Convergence started really when content was renamed “data” and digitized. By this point, books, music, software, and even video were all being swapped digitally on the internet. Now, voice is also digital data and calls can be placed with your cable company, through internet companies, and of course, your local carrier (remind me again what they carry?)

At a broader level, this means that the same “pipe” can carry content originally intended for any output (this is the convergence part, in case you missed it). But put convergence under a microscope, and you can see that it gives consumers the ability to control how they want that output to look like, whether it’s via a big screen or a little one, a printout of a book or a podcast, and just like space isn’t an issue, neither is time, as the convergence force also conspires against content controllers to empower consumers to enjoy their content willy-nilly on their own schedules. (The scoundrels!)

But convergence doesn’t really end where media like broadcast and print converge; it implies the simultaneous divergence to any channel of content originally intended for specific channels. And when the channel no longer matters, media becomes a business of brand, not distribution; (and distribution a business of commodities (1)).

And this is the key to succeeding in a converged media universe. Sure, getting access to television, radio, internet, and phone data from a single provider who can bundle everything into a nice, neat discounted package makes economic sense, but remember that consumers are irrational and in no industry have they permitted themselves to be willingly tied to and directed by a single provider. So, before we discuss how branding will save your (content) business, let’s discuss how convergence killed it.

(The only answer for distributors of content is to keep doing what you’re already doing and offer everything to everyone; it costs you almost nothing additional — except a little marketing — and it’s already well-proven to work in growing your profit per subscriber after decades of stagnation.

In a few more years, the geographical distances between competitors that once preserved your virtual monopolies will also cease to be an obstacle to convergence, propelling your business models once again to commodity status, where service is the primary differentiator, and pricing the second.)

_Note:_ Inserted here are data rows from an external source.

#ifdef RAZ_F16X3_STAMPS
#define RAZ_STAMP_PARAM , unsigned long long* __restrict__ stamps
#define RAZ_STAMP_ARG , (unsigned long long*)nullptr
#define RAZ_STAMP_BEGIN                                                                                           \
    unsigned long long st_t[8];                                                                                   \
    st_t[0] = __builtin_amdgcn_s_memtime();                                                                       \
    st_t[7] = __builtin_amdgcn_s_memrealtime();                                                                   \
    st_t[6] = (unsigned long long)__builtin_amdgcn_s_getreg((4 << 0) | (0 << 6) | (31 << 11)) | ((unsigned long long)__builtin_amdgcn_s_getreg((20 << 0) | (0 << 6) | (31 << 11)) << 32); \
    st_t[5] = 0;                                                                                                  \
    st_t[1] = st_t[2] = st_t[3] = st_t[4] = 0;                                                                    \
    unsigned long long st_b = 0
#define RAZ_STAMP_BARRIER_IN st_b = __builtin_amdgcn_s_memtime()
#define RAZ_STAMP_BARRIER_OUT(st_)                                    \
    do {                                                              \
        const unsigned long long t_ = __builtin_amdgcn_s_memtime();   \
        st_t[5] += t_ - st_b;                                         \
        if ((st_) == 0) st_t[1] = t_;                                 \
    } while (0)
#define RAZ_STAMP_AT(i_) st_t[i_] = __builtin_amdgcn_s_memtime()
#define RAZ_STAMP_END                                                                                    \
    do {                                                                                                 \
        st_t[3] = __builtin_amdgcn_s_memtime();                                                          \
        __builtin_amdgcn_s_waitcnt(0x0070);                                                \
        st_t[4] = __builtin_amdgcn_s_memtime();                                                          \
        if (lane == 0 && stamps)                                                                         \
            for (int i_ = 0; i_ < 8; ++i_) stamps[((size_t)blockIdx.x * NWAVE + wv) * 8 + i_] = st_t[i_]; \
    } while (0)
#else
#define RAZ_STAMP_PARAM
#define RAZ_STAMP_ARG
#define RAZ_STAMP_BEGIN
#define RAZ_STAMP_BARRIER_IN
#define RAZ_STAMP_BARRIER_OUT(st_)
#define RAZ_STAMP_AT(i_)
#define RAZ_STAMP_END
#endif

#define GLDS16(gptr, lptr)                                                                                      \
    __builtin_amdgcn_global_load_lds((const __attribute__((address_space(1))) void*)(gptr),                     \
                                     (__attribute__((address_space(3))) void*)(lptr), 16, 0, 0)

template <bool SPLIT>
__global__ __launch_bounds__(512, 2) void k_conv3x3_f16x3(const unsigned char* __restrict__ Wl, const float* __restrict__ bias,
                                                          const float* __restrict__ inv_scale_ptr, const unsigned char* in, unsigned char* out,
                                                          const unsigned char* skip, const uint8_t* __restrict__ active, int n, int F,
                                                          unsigned* __restrict__ flag, const uint32_t* __restrict__ n_ptr RAZ_STAMP_PARAM) {
    extern __shared__ __attribute__((aligned(16))) unsigned char lds[];
    const int tid = threadIdx.x, lane = tid & 63, wv = tid >> 6;
    RAZ_STAMP_BEGIN;
    if (n_ptr) n = (int)*n_ptr < n ? (int)*n_ptr : n;
    const int noct = F / OCT, nchunks = F / 16;
    const int b = blockIdx.x;
    const int ot = (b >> 3) % noct;
    const int pg = (b / (8 * noct)) * 8 + (b & 7);
    const int p0 = pg * NWAVE, pos = p0 + wv;
    if (p0 >= n) return;
    const bool live = pos < n && (!active || active[pos]);
    const size_t pos_bytes = (size_t)F * 256;
    const unsigned char* in_pos = in + (size_t)(pos < n ? pos : n - 1) * pos_bytes;
    if (tid < 160) {
        const int im = tid / 80, k = tid % 80;
        ((f32x4*)(lds + LDS_ACT + im * ACT_IMG + Z_OFF))[k] = (f32x4){0.f, 0.f, 0.f, 0.f};
    }
    const int kg = lane >> 5;
    uint32_t boff[2][9];
#pragma unroll
    for (int nt = 0; nt < 2; ++nt) {
        const int sq = nt * 32 + (lane & 31), y = sq >> 3, x = sq & 7;
#pragma unroll
        for (int t = 0; t < 9; ++t) {
            const int yy = y + t / 3 - 1, xx = x + t % 3 - 1;
            const bool ok = yy >= 0 && yy < 8 && xx >= 0 && xx < 8;
            const int s2 = sq + (t / 3 - 1) * 8 + (t % 3 - 1);
            boff[nt][t] = ok ? (uint32_t)(wv * ACT_POS + kg * 2048 + s2 * 16) : (uint32_t)(Z_OFF + (s2 & 15) * 16);
        }
    }
    const uint32_t aoff = (uint32_t)(kg * 4096 + (lane & 31) * 16);
    f32x16 acc[4][2];
#pragma unroll
    for (int m = 0; m < 4; ++m)
#pragma unroll
        for (int nt = 0; nt < 2; ++nt)
#pragma unroll
            for (int r = 0; r < 16; ++r) acc[m][nt][r] = 0.f;
    const unsigned char* wsrc = Wl + (size_t)ot * nchunks * 3 * W_STAGE + lane * 16;
    const unsigned char* asrc = in_pos + lane * 16;
    auto issue = [&](int c, int tg) {
        const int st = c * 3 + tg;
        const unsigned char* src = wsrc + (size_t)st * W_STAGE;
        unsigned char* dst = lds + LDS_W + (st & 1) * W_STAGE;
        if constexpr (SPLIT) {
#pragma unroll
            for (int i = 0; i < 3; ++i) GLDS16(src + (wv * 3 + i) * 1024, dst + (wv * 3 + i) * 1024);
        } else {
            const int p0w = (wv >> 1) * 4 + (wv & 1);
            GLDS16(src + p0w * 1024, dst + p0w * 1024);
            if (wv < 4) GLDS16(src + (p0w + 16) * 1024, dst + (p0w + 16) * 1024);
        }
        if (tg == 0) {
            const unsigned char* a = asrc + (size_t)c * ACT_POS;
            unsigned char* ad = lds + LDS_ACT + (c & 1) * ACT_IMG + wv * ACT_POS;
#pragma unroll
            for (int pl = 0; pl < 4; pl += SPLIT ? 1 : 2) GLDS16(a + pl * 1024, ad + pl * 1024);
        }
    };
    issue(0, 0);
    for (int c = 0; c < nchunks; ++c) {
        const uint32_t abase = (uint32_t)(LDS_ACT + (c & 1) * ACT_IMG);
#pragma unroll
        for (int tg = 0; tg < 3; ++tg) {
            const int st = c * 3 + tg;
            RAZ_STAMP_BARRIER_IN;
            __syncthreads();
            RAZ_STAMP_BARRIER_OUT(st);
            if (tg < 2) issue(c, tg + 1);
            else if (c + 1 < nchunks) issue(c + 1, 0);
            const uint32_t wbase = (uint32_t)(LDS_W + (st & 1) * W_STAGE) + aoff;
#pragma unroll
            for (int tt = 0; tt < 3; ++tt) {
                const int t = tg * 3 + tt;
                if constexpr (SPLIT) {
                    h8 bh[2], bl[2];
#pragma unroll
                    for (int nt = 0; nt < 2; ++nt) {
                        bh[nt] = *(const h8*)(lds + abase + boff[nt][t]);
                        bl[nt] = *(const h8*)(lds + abase + boff[nt][t] + 1024);
                    }
#pragma unroll
                    for (int m = 0; m < 4; ++m) {
                        const h8 ah = *(const h8*)(lds + wbase + tt * 8192 + m * 512);
                        const h8 al = *(const h8*)(lds + wbase + tt * 8192 + m * 512 + 2048);
#pragma unroll
                        for (int nt = 0; nt < 2; ++nt) {
                            acc[m][nt] = __builtin_amdgcn_mfma_f32_32x32x16_f16(al, bh[nt], acc[m][nt], 0, 0, 0);
                            acc[m][nt] = __builtin_amdgcn_mfma_f32_32x32x16_f16(ah, bl[nt], acc[m][nt], 0, 0, 0);
                            acc[m][nt] = __builtin_amdgcn_mfma_f32_32x32x16_f16(ah, bh[nt], acc[m][nt], 0, 0, 0);
                        }
                    }
                } else {
                    h8 bh[2];
#pragma unroll
                    for (int nt = 0; nt < 2; ++nt) bh[nt] = *(const h8*)(lds + abase + boff[nt][t]);
#pragma unroll
                    for (int m = 0; m < 4; ++m) {
                        const h8 ah = *(const h8*)(lds + wbase + tt * 8192 + m * 512);
#pragma unroll
                        for (int nt = 0; nt < 2; ++nt) acc[m][nt] = __builtin_amdgcn_mfma_f32_32x32x16_f16(ah, bh[nt], acc[m][nt], 0, 0, 0);
                    }
                }
            }
        }
    }
    RAZ_STAMP_AT(2);
    if (!live) return;
    const float inv_scale = *inv_scale_ptr;
    unsigned char* out_pos = out + (size_t)pos * pos_bytes;
    const unsigned char* skip_pos = skip ? skip + (size_t)pos * pos_bytes : nullptr;
    bool over = false;
#pragma unroll
    for (int m = 0; m < 4; ++m)
#pragma unroll
        for (int q = 0; q < 4; ++q) {
            const int oc8 = ot * OCT + m * 32 + q * 8;
            const f32x4 bv = *(const f32x4*)(bias + oc8 + 4 * kg);
            const size_t unit = (size_t)(oc8 >> 4) * ACT_POS + (size_t)((oc8 >> 3) & 1) * 2048;
#pragma unroll
            for (int nt = 0; nt < 2; ++nt) {
                const size_t o = unit + (size_t)(nt * 32 + (lane & 31)) * 16 + kg * 8;
                float v[4];
#pragma unroll
                for (int j = 0; j < 4; ++j) v[j] = acc[m][nt][q * 4 + j] * inv_scale + bv[j];
                if (skip_pos) {
                    if constexpr (SPLIT) {
                        const h4 sh = *(const h4*)(skip_pos + o), sl = *(const h4*)(skip_pos + o + 1024);
#pragma unroll
                        for (int j = 0; j < 4; ++j) v[j] = v[j] + ((float)sh[j] + (float)sl[j]);
                    } else {
                        const h4 sh = *(const h4*)(skip_pos + o);
#pragma unroll
                        for (int j = 0; j < 4; ++j) v[j] = v[j] + (float)sh[j];
                    }
                }
                h4 hi, lo;
#pragma unroll
                for (int j = 0; j < 4; ++j) {
                    const float r = v[j] > 0.0f ? v[j] : 0.0f;
                    over |= !(r < 60000.0f);
                    hi[j] = (_Float16)r;
                    lo[j] = (_Float16)(r - (float)hi[j]);
                }
                *(h4*)(out_pos + o) = hi;
                if constexpr (SPLIT) *(h4*)(out_pos + o + 1024) = lo;
            }
        }
    if (over) flag[(size_t)pos * RAZ_NET_ROWFLAG_WORDS] = 1u;
    RAZ_STAMP_END;
}

template <bool SPLIT>
__global__ __launch_bounds__(256) void k_conv0_split(const float* __restrict__ W0, const raz_bb* __restrict__ own,
                                                     const raz_bb* __restrict__ enemy, const uint8_t* __restrict__ active,
                                                     unsigned char* out, int n, int F, unsigned* __restrict__ flag,
                                                     const uint32_t* __restrict__ list, const uint32_t* __restrict__ n_ptr) {
    const int pos = blockIdx.x, lane = threadIdx.x & 63;
    const int wv = __builtin_amdgcn_readfirstlane(threadIdx.x >> 6);
    if (threadIdx.x == 0) {
        flag[(size_t)pos * RAZ_NET_ROWFLAG_WORDS] = 0u;
        if (pos == 0) flag[1] = 0u;
    }
    __syncthreads();
    if (n_ptr) n = (int)*n_ptr < n ? (int)*n_ptr : n;
    if (pos >= n || (!list && active && !active[pos])) return;
    bool over = false;
    const size_t src = list ? list[pos] : (size_t)pos;
    const raz_bb bo = own[src], be = enemy[src];
    const int y = lane >> 3, x = lane & 7;
    float x0[9], x1[9];
#pragma unroll
    for (int t = 0; t < 9; ++t) {
        const int yy = y + t / 3 - 1, xx = x + t % 3 - 1;
        const bool ok = (yy >= 0) && (yy < 8) && (xx >= 0) && (xx < 8);
        const int s = (yy * 8 + xx) & 63;
        x0[t] = ok ? (float)((bo >> s) & 1) : 0.0f;
        x1[t] = ok ? (float)((be >> s) & 1) : 0.0f;
    }
    const float* bias = W0 + (size_t)F * 18;
    unsigned char* op = out + (size_t)pos * F * 256;
    for (int ocb = wv; ocb < F / 16; ocb += 4) {
        float acc[16];
#pragma unroll
        for (int o = 0; o < 16; ++o) acc[o] = bias[ocb * 16 + o];
#pragma unroll
        for (int t = 0; t < 9; ++t) {
            const float* wt = W0 + ((size_t)ocb * 9 + t) * 32;
#pragma unroll
            for (int o = 0; o < 16; ++o) acc[o] = fmaf(x0[t], wt[o], acc[o]);
#pragma unroll
            for (int o = 0; o < 16; ++o) acc[o] = fmaf(x1[t], wt[16 + o], acc[o]);
        }
#pragma unroll
        for (int g = 0; g < 2; ++g) {
            h8 hi, lo;
#pragma unroll
            for (int j = 0; j < 8; ++j) {
                const float r = acc[g * 8 + j] > 0.0f ? acc[g * 8 + j] : 0.0f;
                over |= !(r < 60000.0f);
                hi[j] = (_Float16)r;
                lo[j] = (_Float16)(r - (float)hi[j]);
            }
            *(h8*)(op + (size_t)ocb * ACT_POS + (g * 2 + 0) * 1024 + lane * 16) = hi;
            if constexpr (SPLIT) *(h8*)(op + (size_t)ocb * ACT_POS + (g * 2 + 1) * 1024 + lane * 16) = lo;
        }
    }
    if (over) flag[(size_t)pos * RAZ_NET_ROWFLAG_WORDS] = 1u;
}

template <bool SPLIT>
__global__ __launch_bounds__(64) void k_heads_split(const float* __restrict__ H, const unsigned char* trunk,
                                                    const uint8_t* __restrict__ active, float* __restrict__ policy,
                                                    float* __restrict__ value, int n, int F, int V,
                                                    const uint32_t* __restrict__ list, const uint32_t* __restrict__ n_ptr) {
    extern __shared__ __attribute__((aligned(16))) float head[];
    const int pos = blockIdx.x, lane = threadIdx.x;
    if (n_ptr) n = (int)*n_ptr < n ? (int)*n_ptr : n;
    if (pos >= n || (!list && active && !active[pos])) return;
    const size_t dst = list ? list[pos] : (size_t)pos;
    const float* pol_w = H;
    const float* pol_b = pol_w + 2 * F;
    const float* pfc_w = pol_b + 2;
    const float* pfc_b = pfc_w + 128 * 64;
    const float* val_w = pfc_b + 64;
    const float* val_b = val_w + F;
    const float* v1_w = val_b + 1;
    const float* v1_b = v1_w + 64 * V;
    const float* v2_w = v1_b + V;
    const float* v2_b = v2_w + V;
    float* ph = head;
    float* vh = head + 128;
    float* h1 = head + 192;
    const unsigned char* a = trunk + (size_t)pos * F * 256 + lane * 16;
    float p0 = pol_b[0], p1 = pol_b[1], v0 = val_b[0];
    for (int c = 0; c < F / 16; ++c) {
#pragma unroll
        for (int g = 0; g < 2; ++g) {
            const h8 hi = *(const h8*)(a + (size_t)c * ACT_POS + (g * 2 + 0) * 1024);
            h8 lo = hi;
            if constexpr (SPLIT) lo = *(const h8*)(a + (size_t)c * ACT_POS + (g * 2 + 1) * 1024);
#pragma unroll
            for (int j = 0; j < 8; ++j) {
                const int ic = c * 16 + g * 8 + j;
                const float xv = SPLIT ? (float)hi[j] + (float)lo[j] : (float)hi[j];
                p0 = fmaf(xv, pol_w[ic], p0);
                p1 = fmaf(xv, pol_w[F + ic], p1);
                v0 = fmaf(xv, val_w[ic], v0);
            }
        }
    }
    ph[lane] = p0 > 0.0f ? p0 : 0.0f;
    ph[64 + lane] = p1 > 0.0f ? p1 : 0.0f;
    vh[lane] = v0 > 0.0f ? v0 : 0.0f;
    __syncthreads();
    float logit = pfc_b[lane];
#pragma unroll 16
    for (int j = 0; j < 128; ++j) logit = fmaf(ph[j], pfc_w[j * 64 + lane], logit);
    float m = logit;
#pragma unroll
    for (int s = 1; s < 64; s <<= 1) m = fmaxf(m, __shfl_xor(m, s));
    const float e = raz_det_expf(logit - m);
    float sum = e;
#pragma unroll
    for (int s = 1; s < 64; s <<= 1) sum = sum + __shfl_xor(sum, s);
    policy[dst * 64 + lane] = e / sum;
    for (int o0 = 0; o0 < V; o0 += 64) {
        const int o = o0 + lane;
        if (o < V) {
            float acc = v1_b[o];
#pragma unroll 8
            for (int j = 0; j < 64; ++j) acc = fmaf(vh[j], v1_w[j * V + o], acc);
            h1[o] = acc > 0.0f ? acc : 0.0f;
        }
    }
    __syncthreads();
    float acc = v2_b[0];
    for (int j = 0; j < V; ++j) acc = fmaf(h1[j], v2_w[j], acc);
    if (lane == 0) value[dst] = raz_det_tanhf(acc);
}

}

Why Convergence Killed Your Business

Based on an al berrios & co. analysis of industries, there are certain conditions that need to exist in order for multi-product, single-source business models to fail. One of these conditions is that the products they’re offering, which were previously unrelated, somehow standardize. The other condition is that once standardized, end users have to be able to enjoy them at near-zero or zero-cost (including switching costs) and without loss of (intrinsic) value. And once these conditions are met, they are irreversible.

(Despite media executives’ beliefs, anonymity during consumption isn’t necessarily a condition in order for someone to exploit your product offerings.)

In the travel and tourism industry, the more you fly, lodge, or even spend on credit, the more miles you rack up until you get upgrades and all sorts of free goodies. Because your “spending points” are convertible to miles, then actual, tangible services, travel services no longer possess the same value they used to when they were purchasable exclusively with cash.

Consequently, the travel industry has unintentionally standardized their services by allowing consumers to pay for them with miles, while simultaneously, they’ve let consumers enjoy them at near-zero or zero cost. (Due to the personal “asset-like” nature of miles and points, I can now buy tens of thousands of airline miles at auction sites from others travelers for a couple of hundred bucks, never having actually earned them to use them.)

When banks, stock brokerages, and insurance companies converged in the late 90s, it was hailed as the birth of the financial supermarket, where every conceivable financial product could easily be peddled from a teller’s window. What? Financial groceries? Yea right!